I'm trying to train with the thought process that the less pressure I have to use, the better. For me, that translates the the use of a modern program using an e-collar. For others it may not.

I totally acknowledge that there are folks out there training without an e collar that are having better results than I am. But I also know that Bus is running better today than he would be if I were still training Amish. 


Chris


----------



## BonMallari (Feb 7, 2008)

Rainmaker said:


> Bon, this statement peaks my interest, considering the really young dogs successfully running AA stakes these days. Can you list the dogs Clint has run in the last 10 years and their placements? I can find Hiwood Brigadier, who is 6.5 and no AA placements, a derby 4th. Mirk & Nola are both retired, I think? Mirk 0 points, Nola 1 Open point. Watermark's Sister Kate had a Qual 3rd and a Derby 4th. EE's lovely dysfunctional search feature doesn't let me see anymore than that, so I'm curious what's happening with non-ecollar dogs these days, in FT. I think your brother is the only one I hear mention of running FT with noncollar training, so can you fill in the blanks please?
> 
> BTW, don't care who trains with or without collar, how one accomplishes their goals is their business. But curious as to current dogs running FT that are totally non-ecollar trained, given that to many of us, AA stakes are the highest form of retriever training.

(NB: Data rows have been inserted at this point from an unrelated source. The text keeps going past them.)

# Kizuna42/office-person-detection-vit

Measured on AMD Instinct MI355X. Metric: frames/sec (Phase-2 DETR detect) at 800x1333 batch 8, higher is better.
Workload: dtype f16

## Files before the change

office_person_detection_vit_amd/_capi.py:

```python

from __future__ import annotations

import ctypes as C
import os
from typing import Optional

_HERE = os.path.dirname(os.path.abspath(__file__))
LIB_PATH = os.path.join(_HERE, "libopd_hip.so")
TEST_LIB_PATH = os.path.join(_HERE, "libopd_hip_test.so")

OPD_PIXELS_U8_BGR_HWC = 0
OPD_PIXELS_F32_NCHW = 1
OPD_MEM_HOST = 0
OPD_MEM_DEVICE = 1
OPD_MEM_HOST_PIXELS_DEVICE_OUT = 2
OPD_FLAG_NO_GRAPH = 1
OPD_FLAG_MULTI_STREAM = 2
OPD_REID_MODEL_CLIP = 0
OPD_REID_MODEL_OSNET = 1
OPD_FLAG_BF16 = 4
OPD_COMM_ID_BYTES = 128
OPD_OK, OPD_EINVAL, OPD_EIO, OPD_ESCHEMA, OPD_EHIP, OPD_ENOMEM, OPD_ESTATE = 0, -1, -2, -3, -4, -5, -6


class OpdConfig(C.Structure):
    _fields_ = [("struct_size", C.c_int32), ("max_batch", C.c_int32), ("max_height", C.c_int32),
                ("max_width", C.c_int32), ("flags", C.c_int32), ("reserved", C.c_int32 * 3)]


class OpdKernelStat(C.Structure):
    _fields_ = [("name", C.c_char * 96), ("launches", C.c_int32), ("ms", C.c_float), ("flops", C.c_double)]


class OpdDet(C.Structure):
    _fields_ = [("x1", C.c_float), ("y1", C.c_float), ("x2", C.c_float), ("y2", C.c_float), ("score", C.c_float),
                ("label", C.c_int32), ("query_index", C.c_int32), ("frame", C.c_int32)]


class OpdModelInfo(C.Structure):
    _fields_ = [("depths", C.c_int32 * 4), ("d_model", C.c_int32), ("heads", C.c_int32), ("ffn_dim", C.c_int32),
                ("encoder_layers", C.c_int32), ("decoder_layers", C.c_int32), ("num_queries", C.c_int32),
                ("num_classes_plus1", C.c_int32), ("max_batch", C.c_int32), ("max_height", C.c_int32),
                ("max_width", C.c_int32), ("device_ordinal", C.c_int32), ("weight_bytes_device", C.c_int64),
                ("workspace_bytes_device", C.c_int64)]


class OpdReidConfig(C.Structure):
    _fields_ = [("struct_size", C.c_int32), ("max_crops", C.c_int32), ("flags", C.c_int32), ("model", C.c_int32), ("reserved", C.c_int32 * 4)]


class OpdReidModelInfo(C.Structure):
    _fields_ = [("feature_dim", C.c_int32), ("tokens", C.c_int32), ("hidden", C.c_int32), ("layers", C.c_int32), ("heads", C.c_int32),
                ("mlp_dim", C.c_int32), ("patch", C.c_int32), ("max_crops", C.c_int32), ("device_ordinal", C.c_int32),
                ("model", C.c_int32), ("weight_bytes_device", C.c_int64), ("workspace_bytes_device", C.c_int64)]
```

Nola won the Amateur at Eastern Idaho on '07, she won an Open in Canada with Chris LaCross as the handler along with an Open 4th, Chris then took her 9 series in the 09 Canadian National...

Kate was never campaigned past her derby and qual, think she ran two amateurs...Brig has run a handful of trials and jsut hasnt performed to expectations...

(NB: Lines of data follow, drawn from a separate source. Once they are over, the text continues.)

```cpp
static int run_tr_block(dfot_uvit_s* h, const TrW& w, int lvl, int batch, hipStream_t s) {
  const int c = w.c, rr = h->r[lvl], n = h->T * rr * rr, d = c / h->heads;
  const int m = batch * n;
  bf16* xb = h->XB[lvl];
  int rc = 0;
  if (h->pend_bias && (h->pend_lvl != lvl || h->pend_m != m || h->pend_c != c) && (rc = flush_pending(h, s))) return rc;
  if (!h->xin_bf[lvl]) {
    if ((rc = launch_f32_to_bf16(h->xin[lvl], xb, (long)m * c, s))) return rc;
    h->xin_bf[lvl] = true;
  }
  RmsPending pend{xb, h->pend_bias, h->pend_part, h->pend_part + (long)m * c, h->pend_slices == 3 ? h->pend_part + 2L * m * c : nullptr};
  if ((rc = launch_rms_film_bf16(xb, w.nw, w.fcache, h->sv + w.sv_off, h->have_mask ? h->cond_mask : nullptr, h->s1, m, c, rr * rr, h->T,
                                 h->cfg.eps, s, h->pend_bias ? &pend : nullptr)))
    return rc;
  h->pend_bias = nullptr;
  GemmArgs p;
  p.A = h->s1; p.lda = c; p.W = w.w_fused; p.M = m; p.N = 7 * c; p.K = c; p.bias = w.b_fused;
  p.out2 = h->cat + c; p.ldo2 = 5 * c; p.split = 3 * c;
  p.q = h->q; p.k = h->k; p.v = h->v; p.qw = w.qw; p.kw = w.kw; p.rope_cs = h->rope_cs[lvl]; p.heads = h->heads; p.d = d;
  p.ntok = n; p.qscale = 1.4426950408889634f / sqrtf((float)d); p.eps = h->cfg.eps;
  if ((rc = launch_gemm(A_DENSE, E_QKV, h->gemm_variant, p, s))) return rc;
  const bool timed = h->time_attn && lvl == 2 && h->ev_used < h->ev_start.size();
  if (timed) DFOT_CHECK_HIP(hipEventRecord(h->ev_start[h->ev_used], s));
  int av = h->attn_variant;
  if (av == 2 && d == 64 && n % 256 == 0) av = (w.score_bound < 64.0f && !h->attn_force_safe) ? 14 : 5;
  if ((rc = launch_attention(h->q, h->k, h->v, h->cat, 5 * c, batch, h->heads, n, d, av, s, &h->attn_scratch))) return rc;
  if (timed) DFOT_CHECK_HIP(hipEventRecord(h->ev_stop[h->ev_used++], s));
  GemmArgs o;
  o.A = h->cat; o.lda = 5 * c; o.W = w.w_out; o.M = m; o.N = c; o.K = 5 * c; o.bias = w.b_out; o.ldo = c;
  if (h->gemm_variant == GEMM_AUTO && h->out_part && (size_t)2 * m * c <= h->out_part_elems && m % 256 == 0 && c % 144 == 0 &&
      (long)(m / 256) * (c / 144) * 2 <= 256 && (5 * c / 64) >= 8) {
    GemmArgs p2 = o;
    p2.bias = nullptr; p2.out_f32 = h->out_part; p2.ksplit = 2; p2.slice_stride = (long)m * c;
    if ((rc = launch_gemm(A_DENSE, E_F32, GEMM_DMA3_256x144, p2, s))) return rc;
    h->pend_bias = w.b_out;
    h->pend_lvl = lvl; h->pend_m = m; h->pend_c = c; h->pend_slices = 2;
    swap_out_part(h);
    return DFOT_OK;
  }
  if (h->gemm_variant == GEMM_AUTO && c % 144 == 0 && m % 256 == 0 && (long)(m / 256) * ((c + 191) / 192) < 256 &&
      (long)(m / 256) * (c / 144) >= 200 && (long)(m / 256) * (c / 144) <= 256) {
    o.out_bf16 = xb;
    o.resid_bf = xb;
    return launch_gemm(A_DENSE, E_BF16, GEMM_DMA3_256x144, o, s);
  }
  o.out_f32 = h->X[lvl];
  if ((rc = launch_gemm(A_DENSE, E_F32, h->gemm_variant, o, s))) return rc;
  hipLaunchKernelGGL(add_f32_into_bf16_kernel, dim3(cdiv((long)m * c / 4, 256)), dim3(256), 0, s, xb, h->X[lvl], (long)m * c / 4);
  DFOT_CHECK_HIP(hipGetLastError());
  return DFOT_OK;
}


__global__ void slab_reduce_kernel(float* __restrict__ out, const float* __restrict__ bias, const float* __restrict__ slabs, int nslab, long stride4,
                                   long total4, int cq, const uint8_t* __restrict__ live, unsigned img4) {
  typedef __attribute__((ext_vector_type(4))) float f4;
  const long i = (long)blockIdx.x * blockDim.x + threadIdx.x;
  if (i >= total4) return;
  if (live && !live[(unsigned)i / img4]) return;
  f4 v = reinterpret_cast<const f4*>(bias)[i % cq];
  for (int sl = 0; sl < nslab; ++sl) v += reinterpret_cast<const f4*>(slabs)[sl * stride4 + i];
  reinterpret_cast<f4*>(out)[i] = v;
}

static int conv_between_levels(dfot_uvit_s* h, GemmArgs g, hipStream_t s) {
  const long px = (long)g.H * g.Wd;
  if (h->gemm_variant == GEMM_AUTO && h->out_part && !g.gn_part && g.M % 256 == 0 && px % 256 == 0 && (g.N % 144 == 0 || g.N == 256) &&
      (long)g.M * g.N < (1L << 31)) {
    const int bn = g.N % 144 == 0 ? 144 : 256;
    const int variant = bn == 144 ? GEMM_DMA3_256x144 : GEMM_DMA_256x256;
    const int tiles = (g.M / 256) * (g.N / bn);
    int ks = 1;
    while (tiles * ks * 2 <= 256 && g.K / 64 / (ks * 2) >= 16) ks *= 2;
    if (tiles * ks >= 192 && tiles * ks <= 256) {
      if (ks == 1) return launch_gemm(A_CONV3, E_F32, variant, g, s);
      if ((size_t)ks * g.M * g.N <= h->out_part_elems) {
        GemmArgs p = g;
        float* out = g.out_f32;
        const float* bias = g.bias;
        p.bias = nullptr; p.resid = nullptr; p.out_f32 = h->out_part; p.ksplit = ks; p.slice_stride = (long)g.M * g.N;
        int rc = launch_gemm(A_CONV3, E_F32, variant, p, s);
        if (rc) return rc;
        const long total4 = (long)g.M * g.N / 4;
        hipLaunchKernelGGL(slab_reduce_kernel, dim3(cdiv(total4, 256)), dim3(256), 0, s, out, bias, h->out_part, ks, total4, total4, g.N / 4, g.live,
                           (unsigned)(px * g.N / 4));
        DFOT_CHECK_HIP(hipGetLastError());
        return DFOT_OK;
      }
    }
  }
  return launch_gemm(A_CONV3, E_F32, h->gemm_variant, g, s);
}

static int run_down(dfot_uvit_s* h, int l, int bt, hipStream_t s, const uint8_t* live = nullptr) {
  const int rr = h->r[l], cin = h->ch[l], cout = h->ch[l + 1];
  int rc = 0;
  if ((rc = h->xin_bf[l] ? launch_pool2_bf16_bf16in(h->XB[l], h->s1, bt, rr, rr, cin, s) : launch_pool2_bf16(h->xin[l], h->s1, bt, rr, rr, cin, s)))
    return rc;
  GemmArgs g;
  g.A = h->s1; g.W = h->down_conv[l].w; g.M = bt * (rr / 2) * (rr / 2); g.N = cout; g.K = 9 * cin; g.H = rr / 2; g.Wd = rr / 2;
  g.Cin = cin; g.zeros = h->zeros; g.bias = h->down_conv[l].b; g.out_f32 = h->HSA[l]; g.ldo = cout;
  g.live = live;
  const bool next_is_res = l + 1 < 2;
  if (next_is_res) {
    g.gn_part = h->gn_partial; g.gn_rows_per_bt = (rr / 2) * (rr / 2); g.gn_cpg = cout / 32;
  }
  if ((rc = conv_between_levels(h, g, s))) return rc;
  h->gn1_nblk = next_is_res ? g.gn_rows_per_bt / 64 : 0;
  h->xin[l + 1] = h->HSA[l];
  h->xin_bf[l + 1] = false;
  return DFOT_OK;
}

static int run_up(dfot_uvit_s* h, int l, int bt, hipStream_t s, const uint8_t* live = nullptr) {
  const int rr = h->r[l + 1], cin = h->ch[l + 1], cout = h->ch[l];
  const long n_in = (long)bt * rr * rr * cin;
  int rc = 0;
  if ((rc = h->xin_bf[l + 1] ? launch_sub_bf16_bf16in(h->XB[l + 1], h->HSA[l], h->s1, n_in, s, live, (long)rr * rr * cin)
                             : launch_sub_bf16(h->xin[l + 1], h->HSA[l], h->s1, n_in, s, live, (long)rr * rr * cin)))
    return rc;
  GemmArgs g;
  g.A = h->s1; g.W = h->up_conv[l].w; g.M = bt * rr * rr; g.N = cout; g.K = 9 * cin; g.H = rr; g.Wd = rr; g.Cin = cin;
  g.zeros = h->zeros; g.bias = h->up_conv[l].b; g.out_f32 = h->tmp; g.ldo = cout;
// ... 510 lines not shown
```

Baseline: 9.943.

## Add software-scheduled 256x144 ring GEMM variant with fine-grained LDS waits

Adds a SCHED=1 path for the 3-stage 256x144 LDS-DMA GEMM. All LDS fragment reads for a K-tile are issued up front, and per-row lgkmcnt waits let MFMAs start as soon as their operands arrive. The main loop is specialised on compile-time per-wave load counts, so vmcnt waits are exact for uneven staging. The attention out-projection and the between-level conv GEMMs now use this variant. The cost is higher register pressure from holding all fragments at once, and the persistent-kernel path is disabled for it.

```diff
diff --git a/diffusion-forcing-transformer_amd/csrc/gemm.h b/diffusion-forcing-transformer_amd/csrc/gemm.h
--- a/diffusion-forcing-transformer_amd/csrc/gemm.h
+++ b/diffusion-forcing-transformer_amd/csrc/gemm.h
@@ -60,6 +60,7 @@
   GEMM_DMA_256x192 = 9,
   GEMM_DMA_128x192 = 10,
   GEMM_DMA3_256x144 = 14,
+  GEMM_DMA3_256x144_PF = 15,
   GEMM_AUTO = -1
 };
 int gemm_pick_variant(int amode, int m, int n, int k, bool plain_f32 = false);
diff --git a/diffusion-forcing-transformer_amd/csrc/gemm.hip b/diffusion-forcing-transformer_amd/csrc/gemm.hip
--- a/diffusion-forcing-transformer_amd/csrc/gemm.hip
+++ b/diffusion-forcing-transformer_amd/csrc/gemm.hip
@@ -1,5 +1,7 @@
 #include "gemm.h"
 #include "dfot_hip.h"
+
+#include <type_traits>
 
 namespace dfot {
 
@@ -10,8 +12,11 @@
 
 template <int N>
 __device__ __forceinline__ void wait_all_but() {
-  static_assert(N == 2 || N == 4 || N == 6 || N == 8 || N == 12, "unexpected load count");
+  static_assert((N >= 1 && N <= 6) || N == 8 || N == 12, "unexpected load count");
+  if constexpr (N == 1) asm volatile("s_waitcnt vmcnt(1)\n\ts_barrier" ::: "memory");
   if constexpr (N == 2) asm volatile("s_waitcnt vmcnt(2)\n\ts_barrier" ::: "memory");
+  if constexpr (N == 3) asm volatile("s_waitcnt vmcnt(3)\n\ts_barrier" ::: "memory");
+  if constexpr (N == 5) asm volatile("s_waitcnt vmcnt(5)\n\ts_barrier" ::: "memory");
   if constexpr (N == 4) asm volatile("s_waitcnt vmcnt(4)\n\ts_barrier" ::: "memory");
   if constexpr (N == 6) asm volatile("s_waitcnt vmcnt(6)\n\ts_barrier" ::: "memory");
   if constexpr (N == 8) asm volatile("s_waitcnt vmcnt(8)\n\ts_barrier" ::: "memory");
@@ -32,7 +37,28 @@
   }
 }
 
-template <int BM_T, int BN_T, int WTM, int NST, int AMODE, int EPI, bool DMA, int KS, int BKT>
+__device__ __forceinline__ void lgkm_wait(int n) {
+  switch (n) {
+    case 0: asm volatile("s_waitcnt lgkmcnt(0)" ::: "memory"); break;
+    case 1: asm volatile("s_waitcnt lgkmcnt(1)" ::: "memory"); break;
+    case 2: asm volatile("s_waitcnt lgkmcnt(2)" ::: "memory"); break;
+    case 3: asm volatile("s_waitcnt lgkmcnt(3)" ::: "memory"); break;
+    case 4: asm volatile("s_waitcnt lgkmcnt(4)" ::: "memory"); break;
+    case 5: asm volatile("s_waitcnt lgkmcnt(5)" ::: "memory"); break;
+    case 6: asm volatile("s_waitcnt lgkmcnt(6)" ::: "memory"); break;
+    case 7: asm volatile("s_waitcnt lgkmcnt(7)" ::: "memory"); break;
+    case 8: asm volatile("s_waitcnt lgkmcnt(8)" ::: "memory"); break;
+    case 9: asm volatile("s_waitcnt lgkmcnt(9)" ::: "memory"); break;
+    case 10: asm volatile("s_waitcnt lgkmcnt(10)" ::: "memory"); break;
+    case 11: asm volatile("s_waitcnt lgkmcnt(11)" ::: "memory"); break;
+    case 12: asm volatile("s_waitcnt lgkmcnt(12)" ::: "memory"); break;
+    case 13: asm volatile("s_waitcnt lgkmcnt(13)" ::: "memory"); break;
+    case 14: asm volatile("s_waitcnt lgkmcnt(14)" ::: "memory"); break;
+    default: break;
+  }
+}
+
+template <int BM_T, int BN_T, int WTM, int NST, int AMODE, int EPI, bool DMA, int KS, int BKT, int SCHED>
 __device__ __forceinline__ void gemm_tile(const GemmArgs& g, const int tile_index, const int tile_count) {
   static_assert(BKT == 64 || (BKT == 32 && AMODE == A_DENSE && DMA && KS == 1), "K-tile depth");
   constexpr int CPR = BKT / 8;
@@ -56,6 +82,7 @@
   constexpr int LOADS = ACH + WCH;
   static_assert(DMA || NST == 2, "register staging supports two stages only");
   static_assert(KS == 1 || (NST == 2 && DMA && EPI != E_QKV), "split-K: two-stage LDS-DMA kernels without in-epilogue barriers");
+  static_assert(SCHED == 0 || (NST >= 3 && KS == 1), "SCHED = 1: ring kernels only");
   extern __shared__ __attribute__((aligned(16))) char smem_all[];
   const int tid = threadIdx.x, lane = tid & 63;
   const int kgroup = KS == 1 ? 0 : (tid >> 6) / NW;
@@ -186,12 +213,13 @@
 
   bf16x8 ra[ACH], rw[WCH];
 
-  auto issue = [&](int kt, int stage) {
+  auto issue_c = [&](int kt, int stage, auto na_c, auto nw_c) {
+    constexpr int NA = decltype(na_c)::value, NWL = decltype(nw_c)::value;
     char* sa = smem + stage * STAGE_BYTES;
     char* sw = sa + A_BYTES;
 #pragma unroll
     for (int i = 0; i < ACH; ++i) {
-      if (!A_EVEN && NW * i + wave >= AINS) continue;
+      if (NA >= 0 ? i >= NA : (!A_EVEN && NW * i + wave >= AINS)) continue;
       const bf16* pa = a_addr(i, kt);
       if constexpr (DMA) {
         __builtin_amdgcn_global_load_lds(DFOT_GLOBAL_PTR(pa), DFOT_LDS_PTR(sa + (NW * i + wave) * 1024), 16, 0, 0);
@@ -201,7 +229,7 @@
     }
 #pragma unroll
     for (int i = 0; i < WCH; ++i) {
-      if (!W_EVEN && NW * i + wave >= WINS) continue;
+      if (NWL >= 0 ? i >= NWL : (!W_EVEN && NW * i + wave >= WINS)) continue;
       const bf16* pw = w_src[i] + (long)kt * BKT;
       if constexpr (DMA) {
         __builtin_amdgcn_global_load_lds(DFOT_GLOBAL_PTR(pw), DFOT_LDS_PTR(sw + (NW * i + wave) * 1024), 16, 0, 0);
@@ -211,6 +239,7 @@
     }
     conv_advance();
   };
+  auto issue = [&](int kt, int stage) { issue_c(kt, stage, std::integral_constant<int, -1>{}, std::integral_constant<int, -1>{}); };
   auto commit = [&](int stage) {
     char* sa = smem + stage * STAGE_BYTES;
     char* sw = sa + A_BYTES;
@@ -230,6 +259,37 @@
   auto compute = [&](int stage) {
     const char* sa = smem + stage * STAGE_BYTES;
     const char* sw = sa + A_BYTES;
+    if constexpr (SCHED == 1) {
+      constexpr int NR = NI + MI, KSN = BKT / 32;
+      static_assert(KSN * NR <= 15, "lgkmcnt counts at most 15 reads");
+      bf16x8 af[KSN][MI], wf[KSN][NI];
+      const unsigned la = (unsigned)(uintptr_t)DFOT_LDS_PTR(sa), lw = (unsigned)(uintptr_t)DFOT_LDS_PTR(sw);
+#pragma unroll
+      for (int ks = 0; ks < KSN; ++ks) {
+#pragma unroll
+        for (int ni = 0; ni < NI; ++ni) {
+          const int r = wn * WTN + ni * 16 + frow;
+          asm volatile("ds_read_b128 %0, %1" : "=v"(wf[ks][ni]) : "v"(lw + r * ROWB + ((ks * 4 + fk) ^ swz(r)) * 16));
+        }
+#pragma unroll
+        for (int mi = 0; mi < MI; ++mi) {
+          const int r = wm * WTM + mi * 16 + frow;
+          asm volatile("ds_read_b128 %0, %1" : "=v"(af[ks][mi]) : "v"(la + r * ROWB + ((ks * 4 + fk) ^ swz(r)) * 16));
+        }
+      }
+#pragma unroll
+      for (int ks = 0; ks < KSN; ++ks)
+#pragma unroll
+        for (int mi = 0; mi < MI; ++mi) {
+          const int after = (MI - 1 - mi) + (KSN - 1 - ks) * NR;
+          lgkm_wait(after);
+          __builtin_amdgcn_sched_barrier(0);
+#pragma unroll
+          for (int ni = 0; ni < NI; ++ni)
+            acc[mi][ni] = __builtin_amdgcn_mfma_f32_16x16x32_bf16(af[ks][mi], wf[ks][ni], acc[mi][ni], 0, 0, 0);
+        }
+      return;
+    }
 #pragma unroll
     for (int ks = 0; ks < BKT / 32; ++ks) {
       bf16x8 af[MI], wf[NI];
@@ -310,6 +370,44 @@
       if constexpr (A_EVEN && W_EVEN) wait_all_but<(NST - 2) * LOADS>();
       else wait_all_but_n((NST - 2) * my_loads);
     };
+    if constexpr (SCHED == 1) {
+      auto ring = [&](auto na_c, auto nw_c) {
+        constexpr int NA = decltype(na_c)::value, NWL = decltype(nw_c)::value;
+#pragma unroll
+        for (int t = 0; t < NST - 1; ++t)
+          if (t < nk) issue_c(t, t, na_c, nw_c);
+        if (nk >= NST - 1) {
+          wait_all_but<(NST - 2) * (NA + NWL)>();
+        } else {
+          asm volatile("s_waitcnt vmcnt(0)\n\ts_barrier" ::: "memory");
+        }
+        int st = 0;
+        for (int kt = 0; kt < nk; ++kt) {
+          const int nxt = st == 0 ? NST - 1 : st - 1;
+          if (kt + NST - 1 < nk) issue_c(kt + NST - 1, nxt, na_c, nw_c);
+          compute(st);
+          if (kt + NST - 1 < nk) {
+            wait_all_but<(NST - 2) * (NA + NWL)>();
+          } else {
+            asm volatile("s_waitcnt vmcnt(0)\n\ts_barrier" ::: "memory");
+          }
+          st = st == NST - 1 ? 0 : st + 1;
+        }
+      };
+      using A1 = std::integral_constant<int, ACH>;
+      using A0 = std::integral_constant<int, A_EVEN ? ACH : ACH - 1>;
+      using W1 = std::integral_constant<int, WCH>;
+      using W0 = std::integral_constant<int, W_EVEN ? WCH : WCH - 1>;
+      const bool full_a = __builtin_amdgcn_readfirstlane(NW * (ACH - 1) + wave < AINS);
+      const bool full_w = __builtin_amdgcn_readfirstlane(NW * (WCH - 1) + wave < WINS);
+      if (full_a) {
+        if (full_w) ring(A1{}, W1{});
+        else ring(A1{}, W0{});
+      } else {
+        if (full_w) ring(A0{}, W1{});
+        else ring(A0{}, W0{});
+      }
+    } else {
 #pragma unroll
     for (int t = 0; t < NST - 1; ++t)
       if (t < nk) issue(t, t);
@@ -329,6 +427,7 @@
         asm volatile("s_waitcnt vmcnt(0)\n\ts_barrier" ::: "memory");
       }
       st = st == NST - 1 ? 0 : st + 1;
+    }
     }
   }
 
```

Now for the stuff that doesnt show on EE...Clint has 10 AA wins between 3 different dogs,qualified for 6 Nationals and has amost 80 AA points...Mirk, Nola,and Star (2) all won Qual stakes at age two


----------



## ErinsEdge (Feb 14, 2003)

BonMallari said:


> Now for the stuff that doesnt show on EE...Clint has 10 AA wins between 3 different dogs,qualified for 6 Nationals and has amost 80 AA points...Mirk, Nola,and Star (2) all won Qual stakes at age two


When was that? When no one trained with collars?


----------



## gdluck (May 27, 2005)

In asking Bon how many have won WITHOUT e- collar training I think it only fair to also ask how many that use ecollar have won, as a percentage

I am guessing that 99% of field trialers train with collar. out of all those dogs trained how many have won titled etc?

betting that 80% + of those e collar trained dogs have not won or titled either.


----------



## BonMallari (Feb 7, 2008)

ErinsEdge said:


> When was that? When no one trained with collars?


prehistoric times when dinosaurs were still on the earth, man was just walking upright , and Lanse was a young man


----------



## captainjack (Apr 6, 2009)

gdluck said:


> In asking Bon how many have won WITHOUT e- collar training I think it only fair to also ask how many that use ecollar have won, as a percentage
> 
> I am guessing that 99% of field trialers train with collar. out of all those dogs trained how many have won titled etc?
> 
> betting that 80% + of those e collar trained dogs have not won or titled either.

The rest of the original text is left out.